BTW, I'm not saying it's easy I'm just saying what would get an entrenched
person like me to change. There are plenty of designers I know who feel the
same.

i.e. <http://dearadobe.com/index.php?id=113>

------
momotomo
At one point last year I went all-out open source and dumped my W7 machine w/
photoshop and illustrator to switch over to GIMP and inkscape. I stuck with
this configuration for about 9 months or so.

After getting through the UI differences and learning curve, I was still
disappointed. Most of these apps feel like they've only been handled by causal
users.

The worst memory was in GIMP working with layer sizing and floating objects,
so many things were fixed and required hunting through menus or googling
shortcuts to get them to resize or to place an object out of edit mode. The
equivalent in photoshop is the enter key, or automatic layer boundary
resizing, etc. The application does a much better job of staying out of your
way.

If you're noodling about with a few photos its no big deal but the first major
file I had to tackle with a few dozen layers and objects burned me out
completely. I literally stood up, went to the shops, purchased a copy of
windows and got my old setup back.

The secondary issue in the background of all this was the time invested to
work around rendering speed issues, video drivers, wacom compatibility etc;
none of which earns me any coin but needed to be resolved before doing any
work. Unfortunately this will always be measured against the ease of getting
Windows setup on a machine (less than half a day to a production ready box
versus a solid week of problem resolution under the Ubuntu/Suse/Gimp combo).

I aim for open source usage whenever I can, and the quality is there, my main
gripe always seems to be workflow. If more professionals start using it and
providing feedback, yes, it will mature.
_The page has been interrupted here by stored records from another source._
__global__ __launch_bounds__(kPyrWaves * 64) void pyramid_kernel(const PipelineDesc* __restrict__ P, int l, int R,
                                                                 const uint8_t* __restrict__ gray0, size_t gray0FrameStride,
                                                                 int gray0Pitch, uint8_t* __restrict__ ws,
                                                                 const uint32_t* __restrict__ tabs)
{
    __shared__ uint32_t sRows[kPyrWaves][kPyrRows][kPyrStride];

    const int f = blockIdx.x;
    const int lane = threadIdx.x & 63;
    const int wave = __builtin_amdgcn_readfirstlane((int)(threadIdx.x >> 6));
    uint32_t* const ring = &sRows[wave][0][0];

    {
        const LevelDesc& S = P->lv[l - 1];
        const LevelDesc& D = P->lv[l];
        const int sw = S.w, sh = S.h, dw = D.w, dh = D.h, dpitch = D.pitch;
        const uint8_t* src = l == 1 ? gray0 + (size_t)f * gray0FrameStride : ws + S.imgOff + (size_t)f * S.imgFrameStride;
        const int spitch = l == 1 ? gray0Pitch : S.pitch;
        uint8_t* dst = ws + D.imgOff + (size_t)f * D.imgFrameStride;
        const uint32_t* xtab = tabs + D.xtabOff;
        const uint32_t* ytab = tabs + D.ytabOff;
        const int strips = (dh + R - 1) / R, chunks = (dw + 255) / 256;
        const __amdgpu_buffer_rsrc_t srsrc =
            __builtin_amdgcn_make_buffer_rsrc(const_cast<uint8_t*>(src), 0, (sh - 1) * spitch + ((sw + 3) & ~3), 0x00020000);
        const __amdgpu_buffer_rsrc_t drsrc = __builtin_amdgcn_make_buffer_rsrc(dst, 0, dh * dpitch, 0x00020000);

        const int task = (int)blockIdx.y * kPyrWaves + wave;
        if (task < strips * chunks) {
            const int strip = task / chunks, chunk = task - strip * chunks;
            const int x0 = chunk * 256 + lane * 4;
            const bool colOk = x0 < dw;
            const int xg = min(x0, (dw - 1) & ~3);
            const uint4 xt4 = *reinterpret_cast<const uint4*>(xtab + xg);
            const uint32_t xt[4] = {xt4.x, xt4.y, xt4.z, xt4.w};
            const uint32_t start = (xt[0] & 0xffffu) & ~3u;
            const uint32_t segBase = (xtab[chunk * 256] & 0xffffu) & ~3u;
            const uint32_t winOff = start - segBase;
            uint32_t sel[4], wp[4];
#pragma unroll
            for (int i = 0; i < 4; i++) {
                const uint32_t o = (xt[i] & 0xffffu) - start - (i == 3 ? 3u : 0u);
                sel[i] = 0x0c000c00u | o | ((o + 1u) << 16);
                const uint32_t wx = xt[i] >> 16;
                wp[i] = (2048u - wx) | (wx << 16);
            }
            const int nvalid = min(4, dw - x0);
            constexpr uint32_t kNowhere = 0x7ffffff0u;
            const uint32_t rowEnd = (uint32_t)((sw + 3) & ~3);
            const uint32_t colA = segBase + 4u * (uint32_t)lane;
            const uint32_t ldA = colA + 4u <= rowEnd ? colA : kNowhere;
            const uint32_t ldB = (lane < kPyrSegDw - 64 && colA + 260u <= rowEnd) ? colA + 256u : kNowhere;
            const uint32_t stX = colOk ? (uint32_t)x0 : kNowhere;
            const bool partial = (dw & 3) != 0;

            const int ys = strip * R, ye = min(ys + R, dh);
            const uint32_t roMax = (uint32_t)((sh - 1) * spitch);
            uint32_t kRound = 1u << 23;
            asm("" : "+v"(kRound));
            uint32_t ytN[4];
            uint32_t ga[kPyrRows], gb[kPyrRows];
            auto request = [&](int yb) {
// ... 48 lines not shown
                                    __builtin_amdgcn_raw_buffer_store_b8((uint8_t)(outw >> (8 * i)), drsrc, (uint32_t)(x0 + i), stRow, 0);
                            }
                        }
                    }
                    stRow += (uint32_t)dpitch;
                }
            }
        }
    }
}

void launch_resize(hipStream_t s, int frames, const uint8_t* src, size_t srcFrameStride, int sw, int sh,
                   int spitch, int srcAligned4, uint8_t* dst, size_t dstFrameStride, int dw, int dh, int dpitch,
                   const uint32_t* xtab, const uint32_t* ytab)
{
    dim3 block(256);
    dim3 grid(frames, (dw + kRsTW - 1) / kRsTW, (dh + kRsTH - 1) / kRsTH);
    const int maxRows = (int)(((long long)(kRsTH - 1) * sh + dh - 1) / dh) + 2;
    if (maxRows <= 24)
        hipLaunchKernelGGL(resize_kernel<6>, grid, block, 0, s, src, srcFrameStride, sw, sh, spitch, srcAligned4, dst,
                           dstFrameStride, dw, dh, dpitch, xtab, ytab);
    else
        hipLaunchKernelGGL(resize_kernel<kRsMaxRows / 4>, grid, block, 0, s, src, srcFrameStride, sw, sh, spitch, srcAligned4,
                           dst, dstFrameStride, dw, dh, dpitch, xtab, ytab);
}


bool pyramid_level_fits(const uint32_t* xtab, const uint32_t* ytab, int sw, int sh, int dw, int dh)
{
    for (int y = 0; y < dh; y++) {
        if ((int)(ytab[y] & 0xffffu) + 1 > sh - 1) return false;
        const int yl = std::min(y + 3, dh - 1);
        if ((int)(ytab[yl] & 0xffffu) + 1 - (int)(ytab[y] & 0xffffu) + 1 > kPyrRows) return false;
    }
    for (int c0 = 0; c0 < dw; c0 += 256) {
        const uint32_t segBase = (xtab[c0] & 0xffffu) & ~3u;
        const int xl = (std::min(c0 + 256, dw) - 1) & ~3;
        const uint32_t startL = (xtab[xl] & 0xffffu) & ~3u;
        if (startL + 12 - segBase > 4u * kPyrSegDw) return false;
    }
    for (int x0 = 0; x0 < dw; x0 += 4) {
        const uint32_t start = (xtab[x0] & 0xffffu) & ~3u;
        for (int i = 0; i < 4 && x0 + i < dw; i++) {
            const uint32_t x1 = xtab[x0 + i] & 0xffffu;
            if ((int)x1 + 1 > sw - 1 || x1 < start) return false;
            const uint32_t o = x1 - start;
            if (i < 3 ? o + 1 > 7 : (o < 3 || o - 3 + 1 > 7)) return false;
        }
    }
    return true;
}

However I think at this point to
claim they are a straight replacement (in the case of Gimp and inkscape) is a
bit short sighted when you consider the workload some of these tools support.

------
geon
I just can't take anyone seriously when they call Gimp "a really solid image
retouching and photo editing software".

And it's not about features (apart from the retarded "layer size"
micromanagement Gimp forces on you), but the UI is so confusing and
inconsistent even Photoshop 5.0 is lightyears ahead.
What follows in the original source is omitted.